(DATASET RECORDS begins)

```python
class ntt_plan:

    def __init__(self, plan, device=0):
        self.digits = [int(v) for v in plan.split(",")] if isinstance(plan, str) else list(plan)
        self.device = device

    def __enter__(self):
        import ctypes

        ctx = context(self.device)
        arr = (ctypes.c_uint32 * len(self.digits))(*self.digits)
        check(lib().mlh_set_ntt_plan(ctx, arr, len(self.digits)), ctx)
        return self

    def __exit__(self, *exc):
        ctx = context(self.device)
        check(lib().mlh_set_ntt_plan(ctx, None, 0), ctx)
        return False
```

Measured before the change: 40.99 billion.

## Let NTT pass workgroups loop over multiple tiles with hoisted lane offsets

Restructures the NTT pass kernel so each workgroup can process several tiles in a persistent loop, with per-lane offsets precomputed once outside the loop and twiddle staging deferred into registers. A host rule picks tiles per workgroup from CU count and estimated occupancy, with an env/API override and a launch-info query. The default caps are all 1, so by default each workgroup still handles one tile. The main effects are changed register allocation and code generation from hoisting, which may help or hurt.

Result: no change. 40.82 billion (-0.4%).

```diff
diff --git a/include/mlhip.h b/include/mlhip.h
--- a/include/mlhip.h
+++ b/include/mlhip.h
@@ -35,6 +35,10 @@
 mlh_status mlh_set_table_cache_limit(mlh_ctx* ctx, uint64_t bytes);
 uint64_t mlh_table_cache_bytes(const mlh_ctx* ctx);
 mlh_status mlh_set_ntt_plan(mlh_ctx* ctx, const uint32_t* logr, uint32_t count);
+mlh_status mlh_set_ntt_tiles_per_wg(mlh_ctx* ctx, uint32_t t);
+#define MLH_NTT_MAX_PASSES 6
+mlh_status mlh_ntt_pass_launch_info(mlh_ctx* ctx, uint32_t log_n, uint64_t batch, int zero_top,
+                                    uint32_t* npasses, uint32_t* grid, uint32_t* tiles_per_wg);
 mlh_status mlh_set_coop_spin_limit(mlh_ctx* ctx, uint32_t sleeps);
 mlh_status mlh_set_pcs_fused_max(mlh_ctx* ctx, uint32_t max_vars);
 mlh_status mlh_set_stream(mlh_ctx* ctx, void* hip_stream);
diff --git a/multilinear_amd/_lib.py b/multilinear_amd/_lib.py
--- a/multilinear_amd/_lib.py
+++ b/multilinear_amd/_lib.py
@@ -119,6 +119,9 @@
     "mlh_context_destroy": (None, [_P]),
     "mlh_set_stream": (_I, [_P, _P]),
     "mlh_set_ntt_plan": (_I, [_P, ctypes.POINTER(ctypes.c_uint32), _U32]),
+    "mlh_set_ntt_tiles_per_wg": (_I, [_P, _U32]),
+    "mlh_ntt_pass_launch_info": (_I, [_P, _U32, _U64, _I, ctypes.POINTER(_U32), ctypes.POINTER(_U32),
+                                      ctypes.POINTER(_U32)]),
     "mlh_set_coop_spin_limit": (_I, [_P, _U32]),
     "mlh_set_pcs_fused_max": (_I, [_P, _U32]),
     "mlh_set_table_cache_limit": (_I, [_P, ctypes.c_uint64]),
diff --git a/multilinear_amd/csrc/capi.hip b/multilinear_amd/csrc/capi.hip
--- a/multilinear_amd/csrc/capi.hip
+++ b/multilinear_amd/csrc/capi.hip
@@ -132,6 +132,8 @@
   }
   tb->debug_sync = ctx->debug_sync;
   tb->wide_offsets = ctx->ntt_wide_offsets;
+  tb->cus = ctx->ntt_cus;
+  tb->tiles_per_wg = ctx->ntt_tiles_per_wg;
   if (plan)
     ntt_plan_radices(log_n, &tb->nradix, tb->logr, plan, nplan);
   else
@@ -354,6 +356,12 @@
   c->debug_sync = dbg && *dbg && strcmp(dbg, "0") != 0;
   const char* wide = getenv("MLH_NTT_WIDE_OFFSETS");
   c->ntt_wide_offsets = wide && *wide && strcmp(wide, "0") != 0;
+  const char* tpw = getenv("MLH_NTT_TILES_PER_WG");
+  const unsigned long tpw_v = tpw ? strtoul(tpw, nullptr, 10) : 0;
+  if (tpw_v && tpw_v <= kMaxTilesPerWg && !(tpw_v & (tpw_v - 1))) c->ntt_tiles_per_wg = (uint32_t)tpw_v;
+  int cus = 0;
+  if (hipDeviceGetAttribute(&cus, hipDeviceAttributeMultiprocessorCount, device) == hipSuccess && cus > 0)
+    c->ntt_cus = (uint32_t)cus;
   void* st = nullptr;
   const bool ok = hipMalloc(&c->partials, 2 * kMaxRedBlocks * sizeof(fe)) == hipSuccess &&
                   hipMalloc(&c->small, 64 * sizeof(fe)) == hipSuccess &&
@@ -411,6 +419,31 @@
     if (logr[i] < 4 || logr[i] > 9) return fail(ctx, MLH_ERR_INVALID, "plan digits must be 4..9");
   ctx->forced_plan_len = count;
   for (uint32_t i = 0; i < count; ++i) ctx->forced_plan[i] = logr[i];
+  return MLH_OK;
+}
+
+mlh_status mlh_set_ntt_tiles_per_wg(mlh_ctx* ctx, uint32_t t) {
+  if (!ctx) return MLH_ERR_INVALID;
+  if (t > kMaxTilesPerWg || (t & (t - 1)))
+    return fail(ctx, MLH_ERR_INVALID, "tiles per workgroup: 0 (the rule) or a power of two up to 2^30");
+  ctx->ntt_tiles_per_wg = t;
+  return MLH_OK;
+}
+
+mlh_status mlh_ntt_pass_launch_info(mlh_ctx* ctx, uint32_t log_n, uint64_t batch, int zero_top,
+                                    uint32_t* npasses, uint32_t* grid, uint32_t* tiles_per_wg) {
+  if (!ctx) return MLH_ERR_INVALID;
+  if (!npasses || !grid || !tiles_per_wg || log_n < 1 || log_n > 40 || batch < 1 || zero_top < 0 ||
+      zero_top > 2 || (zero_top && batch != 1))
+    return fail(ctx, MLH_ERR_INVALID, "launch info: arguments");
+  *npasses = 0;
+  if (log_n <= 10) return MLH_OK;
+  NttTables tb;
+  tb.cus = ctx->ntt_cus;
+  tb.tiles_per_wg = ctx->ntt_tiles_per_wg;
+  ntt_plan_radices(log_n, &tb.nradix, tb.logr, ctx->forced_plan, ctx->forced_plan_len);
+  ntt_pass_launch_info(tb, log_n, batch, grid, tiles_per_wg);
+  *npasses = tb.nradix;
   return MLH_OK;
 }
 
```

(DATASET RECORDS ends)

* [YOUR ASSIGNMENT]:
Output all records verbatim.

* [OUTPUT]:
```python
class ntt_plan:

    def __init__(self, plan, device=0):
        self.digits = [int(v) for v in plan.split(",")] if isinstance(plan, str) else list(plan)
        self.device = device

    def __enter__(self):
        import ctypes

        ctx = context(self.device)
        arr = (ctypes.c_uint32 * len(self.digits))(*self.digits)
        check(lib().mlh_set_ntt_plan(ctx, arr, len(self.digits)), ctx)
        return self

    def __exit__(self, *exc):
        ctx = context(self.device)
        check(lib().mlh_set_ntt_plan(ctx, None, 0), ctx)
        return False
```

Measured before the change: 40.99 billion.

## Let NTT pass workgroups loop over multiple tiles with hoisted lane offsets

Restructures the NTT pass kernel so each workgroup can process several tiles in a persistent loop, with per-lane offsets precomputed once outside the loop and twiddle staging deferred into registers. A host rule picks tiles per workgroup from CU count and estimated occupancy, with an env/API override and a launch-info query. The default caps are all 1, so by default each workgroup still handles one tile. The main effects are changed register allocation and code generation from hoisting, which may help or hurt.

Result: no change. 40.82 billion (-0.4%).

```diff
diff --git a/include/mlhip.h b/include/mlhip.h
--- a/include/mlhip.h
+++ b/include/mlhip.h
@@ -35,6 +35,10 @@
 mlh_status mlh_set_table_cache_limit(mlh_ctx* ctx, uint64_t bytes);
 uint64_t mlh_table_cache_bytes(const mlh_ctx* ctx);
 mlh_status mlh_set_ntt_plan(mlh_ctx* ctx, const uint32_t* logr, uint32_t count);
+mlh_status mlh_set_ntt_tiles_per_wg(mlh_ctx* ctx, uint32_t t);
+#define MLH_NTT_MAX_PASSES 6
+mlh_status mlh_ntt_pass_launch_info(mlh_ctx* ctx, uint32_t log_n, uint64_t batch, int zero_top,
+                                    uint32_t* npasses, uint32_t* grid, uint32_t* tiles_per_wg);
 mlh_status mlh_set_coop_spin_limit(mlh_ctx* ctx, uint32_t sleeps);
 mlh_status mlh_set_pcs_fused_max(mlh_ctx* ctx, uint32_t max_vars);
 mlh_status mlh_set_stream(mlh_ctx* ctx, void* hip_stream);
diff --git a/multilinear_amd/_lib.py b/multilinear_amd/_lib.py
--- a/multilinear_amd/_lib.py
+++ b/multilinear_amd/_lib.py
@@ -119,6 +119,9 @@
     "mlh_context_destroy": (None, [_P]),
     "mlh_set_stream": (_I, [_P, _P]),
     "mlh_set_ntt_plan": (_I, [_P, ctypes.POINTER(ctypes.c_uint32), _U32]),
+    "mlh_set_ntt_tiles_per_wg": (_I, [_P, _U32]),
+    "mlh_ntt_pass_launch_info": (_I, [_P, _U32, _U64, _I, ctypes.POINTER(_U32), ctypes.POINTER(_U32),
+                                      ctypes.POINTER(_U32)]),
     "mlh_set_coop_spin_limit": (_I, [_P, _U32]),
     "mlh_set_pcs_fused_max": (_I, [_P, _U32]),
     "mlh_set_table_cache_limit": (_I, [_P, ctypes.c_uint64]),
diff --git a/multilinear_amd/csrc/capi.hip b/multilinear_amd/csrc/capi.hip
--- a/multilinear_amd/csrc/capi.hip
+++ b/multilinear_amd/csrc/capi.hip
@@ -132,6 +132,8 @@
   }
   tb->debug_sync = ctx->debug_sync;
   tb->wide_offsets = ctx->ntt_wide_offsets;
+  tb->cus = ctx->ntt_cus;
+  tb->tiles_per_wg = ctx->ntt_tiles_per_wg;
   if (plan)
     ntt_plan_radices(log_n, &tb->nradix, tb->logr, plan, nplan);
   else
@@ -354,6 +356,12 @@
   c->debug_sync = dbg && *dbg && strcmp(dbg, "0") != 0;
   const char* wide = getenv("MLH_NTT_WIDE_OFFSETS");
   c->ntt_wide_offsets = wide && *wide && strcmp(wide, "0") != 0;
+  const char* tpw = getenv("MLH_NTT_TILES_PER_WG");
+  const unsigned long tpw_v = tpw ? strtoul(tpw, nullptr, 10) : 0;
+  if (tpw_v && tpw_v <= kMaxTilesPerWg && !(tpw_v & (tpw_v - 1))) c->ntt_tiles_per_wg = (uint32_t)tpw_v;
+  int cus = 0;
+  if (hipDeviceGetAttribute(&cus, hipDeviceAttributeMultiprocessorCount, device) == hipSuccess && cus > 0)
+    c->ntt_cus = (uint32_t)cus;
   void* st = nullptr;
   const bool ok = hipMalloc(&c->partials, 2 * kMaxRedBlocks * sizeof(fe)) == hipSuccess &&
                   hipMalloc(&c->small, 64 * sizeof(fe)) == hipSuccess &&
@@ -411,6 +419,31 @@
     if (logr[i] < 4 || logr[i] > 9) return fail(ctx, MLH_ERR_INVALID, "plan digits must be 4..9");
   ctx->forced_plan_len = count;
   for (uint32_t i = 0; i < count; ++i) ctx->forced_plan[i] = logr[i];
+  return MLH_OK;
+}
+
+mlh_status mlh_set_ntt_tiles_per_wg(mlh_ctx* ctx, uint32_t t) {
+  if (!ctx) return MLH_ERR_INVALID;
+  if (t > kMaxTilesPerWg || (t & (t - 1)))
+    return fail(ctx, MLH_ERR_INVALID, "tiles per workgroup: 0 (the rule) or a power of two up to 2^30");
+  ctx->ntt_tiles_per_wg = t;
+  return MLH_OK;
+}
+
+mlh_status mlh_ntt_pass_launch_info(mlh_ctx* ctx, uint32_t log_n, uint64_t batch, int zero_top,
+                                    uint32_t* npasses, uint32_t* grid, uint32_t* tiles_per_wg) {
+  if (!ctx) return MLH_ERR_INVALID;
+  if (!npasses || !grid || !tiles_per_wg || log_n < 1 || log_n > 40 || batch < 1 || zero_top < 0 ||
+      zero_top > 2 || (zero_top && batch != 1))
+    return fail(ctx, MLH_ERR_INVALID, "launch info: arguments");
+  *npasses = 0;
+  if (log_n <= 10) return MLH_OK;
+  NttTables tb;
+  tb.cus = ctx->ntt_cus;
+  tb.tiles_per_wg = ctx->ntt_tiles_per_wg;
+  ntt_plan_radices(log_n, &tb.nradix, tb.logr, ctx->forced_plan, ctx->forced_plan_len);
+  ntt_pass_launch_info(tb, log_n, batch, grid, tiles_per_wg);
+  *npasses = tb.nradix;
   return MLH_OK;
 }
 
```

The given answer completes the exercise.